Farage’s party is openly gearing up for a general election, claiming it is ready to fight “every single seat up and down the length and breadth of the UK”.

Farage said in a tweet: “I founded The Brexit Party to restore faith in our broken democracy. We have spent the summer preparing for a general election — and we are ready.”

This week’s event saw hundreds of prospective Brexit Party candidates gather in London, and Farage reveal that his party had vetted 635 people to fight a general election.

He believed it was more likely than not that the country would go to the polls this autumn.

John Longworth, Brexit Party MEP for Yorkshire and Humber, and former director-general of the British Chambers of Commerce, is in charge of drawing up a manifesto to shape a post-Brexit future for Britain, reports the Daily Express.

Since it was launched by Farage on 12 April, the “party has redefined British politics and hopes to keep up that momentum”, says the newspaper.

But does Farage really stand a chance of becoming prime minister?

In the lead-up to the European elections on 23 May, he claimed that more than 100,000 people had signed up to support his new party.

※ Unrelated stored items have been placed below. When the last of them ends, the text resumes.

@@ -244,6 +247,7 @@
             for (int t = 0; t < 2; t++)
                 *reinterpret_cast<u32x4*>(upb + ((cb * 16 + 2 * (2 * wave + rb) + t) * 512) + (lane << 3)) = pack8(c, t);
         }
+    }
     bf16_t* davb = dav + (long)bh * SM * SDH;
     {
         float dl[16];
@@ -275,6 +279,18 @@
             }
         }
     }
+}
+__global__ __launch_bounds__(256) void nys_dz_dav_kernel(const float* __restrict__ dw2, const float* __restrict__ av,
+                                                         const bf16_t* __restrict__ zfT, bf16_t* __restrict__ up, bf16_t* __restrict__ dav,
+                                                         float* __restrict__ delta3) {
+    __shared__ __attribute__((aligned(16))) bf16_t s_dw[SM * DWP];
+    __shared__ __attribute__((aligned(16))) bf16_t s_dt[SDH * DTP];
+    nys_dz_dav_body<true>(s_dw, s_dt, dw2, av, zfT, up, dav, delta3);
+}
+__global__ __launch_bounds__(256) void nys_dav_kernel(const float* __restrict__ dw2, const float* __restrict__ av,
+                                                      const bf16_t* __restrict__ zfT, bf16_t* __restrict__ dav, float* __restrict__ delta3) {
+    __shared__ __attribute__((aligned(16))) bf16_t s_dt[SDH * DTP];
+    nys_dz_dav_body<false>(nullptr, s_dt, dw2, av, zfT, nullptr, dav, delta3);
 }
 
 }
@@ -303,9 +319,14 @@
 extern "C" int mh_nys_dz_dav(const float* dw2, const float* av, const void* zfT, void* up, void* dav, float* delta3, int BH, int m, int dh,
                              mh_stream s) {
     MH_REQUIRE(m == SM && dh == SDH, "mh_nys_dz_dav: built for m = %d landmarks and dh = %d (m=%d, dh=%d)", SM, SDH, m, dh);
-    MH_REQUIRE(dw2 && av && zfT && up && dav && (((uintptr_t)dw2 | (uintptr_t)av | (uintptr_t)zfT | (uintptr_t)up | (uintptr_t)dav) & 15) == 0,
+    MH_REQUIRE(dw2 && av && zfT && dav && (((uintptr_t)dw2 | (uintptr_t)av | (uintptr_t)zfT | (uintptr_t)up | (uintptr_t)dav) & 15) == 0,
                "mh_nys_dz_dav: null / unaligned buffer");
     if (BH == 0) return MH_OK;
+    if (!up) {
+        hipLaunchKernelGGL(nys_dav_kernel, dim3(BH, 2), dim3(256), 0, (hipStream_t)s, dw2, av, (const bf16_t*)zfT, (bf16_t*)dav, delta3);
+        MH_LAUNCH_CHECK("mh_nys_dz_dav");
+        return MH_OK;
+    }
     hipLaunchKernelGGL(nys_dz_dav_kernel, dim3(BH, 2), dim3(256), 0, (hipStream_t)s, dw2, av, (const bf16_t*)zfT, (bf16_t*)up, (bf16_t*)dav, delta3);
     MH_LAUNCH_CHECK("mh_nys_dz_dav");
     return MH_OK;
diff --git a/mirror_amd/csrc/pinv_panel.hip b/mirror_amd/csrc/pinv_panel.hip
--- a/mirror_amd/csrc/pinv_panel.hip
+++ b/mirror_amd/csrc/pinv_panel.hip
@@ -393,10 +393,32 @@
 }
 
 
-__global__ __launch_bounds__(CT) void pinv_panel_bwd2_kernel(const bf16_t* __restrict__ XT, const bf16_t* __restrict__ saved,
-                                                             const bf16_t* __restrict__ dzf, bf16_t* __restrict__ work,
-                                                             float* __restrict__ dX, float* __restrict__ dz0, int BH, int iters) {
-    __shared__ __attribute__((aligned(16))) char img[IMG];
+template <int T>
+__device__ __forceinline__ void k64_step(f32x16 (&acc)[8][NJ], bf16x8 (&cur)[8], bf16x8 (&nxt)[8], const char* img,
+                                         const unsigned (&blo)[2][4], const unsigned (&bhi)[2][4], const bf16x8 (&pB)[16][NJ]) {
+    if constexpr (T + 1 < 4) load_frags<T + 1>(nxt, img, blo, bhi);
+    __builtin_amdgcn_sched_barrier(0);
+#pragma unroll
+    for (int blk = 0; blk < 8; blk++)
+#pragma unroll
+        for (int jb = 0; jb < NJ; jb++) {
+            if constexpr (T == 0) {
+                f32x16 z;
+#pragma unroll
+                for (int r = 0; r < 16; r++) z[r] = 0.f;
+                acc[blk][jb] = MFMA(cur[blk], pB[T][jb], z);
+            } else {
+                acc[blk][jb] = MFMA(cur[blk], pB[T][jb], acc[blk][jb]);
+            }
+        }
+    __builtin_amdgcn_sched_barrier(0);
+}
+
+template <bool PRO>
+__device__ __forceinline__ void pinv_panel_bwd2_body(char* img, const bf16_t* __restrict__ XT, const bf16_t* __restrict__ saved,
+                                                     const bf16_t* __restrict__ dzf, bf16_t* __restrict__ work,
+                                                     float* __restrict__ dX, float* __restrict__ dz0, int BH, int iters,
+                                                     const float* __restrict__ dw2, const float* __restrict__ av) {
     const int tid = threadIdx.x, lane = tid & 63, hl = lane >> 5;
     const int wave = __builtin_amdgcn_readfirstlane(tid >> 6);
     const int j = 64 * wave + (lane & 31);
@@ -407,10 +429,60 @@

The Brexit Party dominated the Euro elections, winning 32% of the vote and 29 seats in the European Parliament, the largest number of any British party.

Soon after, Farage promised to field 650 candidates to stand for Westminster office in the next general election if the country does not leave the European Union by 31 October.

And now bookmakers have shortened their odds on Farage becoming PM to 20/1, with only Ken Clarke (16/1), Labour’s Jeremy Corbyn (11/4) and Keir Starmer (16/1) ahead.

“One thing is for sure,” says PoliticsHome. “If the deadlock over the EU continues at Westminster, the Brexit Party will continue to prosper... Holding the balance of power in the event of a snap election would be a dream for Farage and an unthinkable prospect a matter of months ago.”

But the Brexit Party failed to beat Labour in the June Peterborough by-election, showing that “in a first-past-the-post system, it is going to have to fight tooth and nail for every seat”, says The Daily Telegraph’s Asa Bennett.

As Bennett asks, if it can’t break through in a “leave-leaning seat that has remained very partial to the Brexit Party message, where on Earth can the Brexit Party win?”

The Conservative Party is the bookmakers’ favourite to win the next general election at 4/9, while Labour is in second place on 7/2. The Brexit Party is a distant third on 18/1.

Channel 4’s FactCheck notes that the “political landscape is changing so quickly that only a very brave pundit would call the result of the next general election with too much confidence”.

But it adds: “Previous experience suggests that Mr Farage should not be measuring the curtains for No. 10 Downing Street yet.”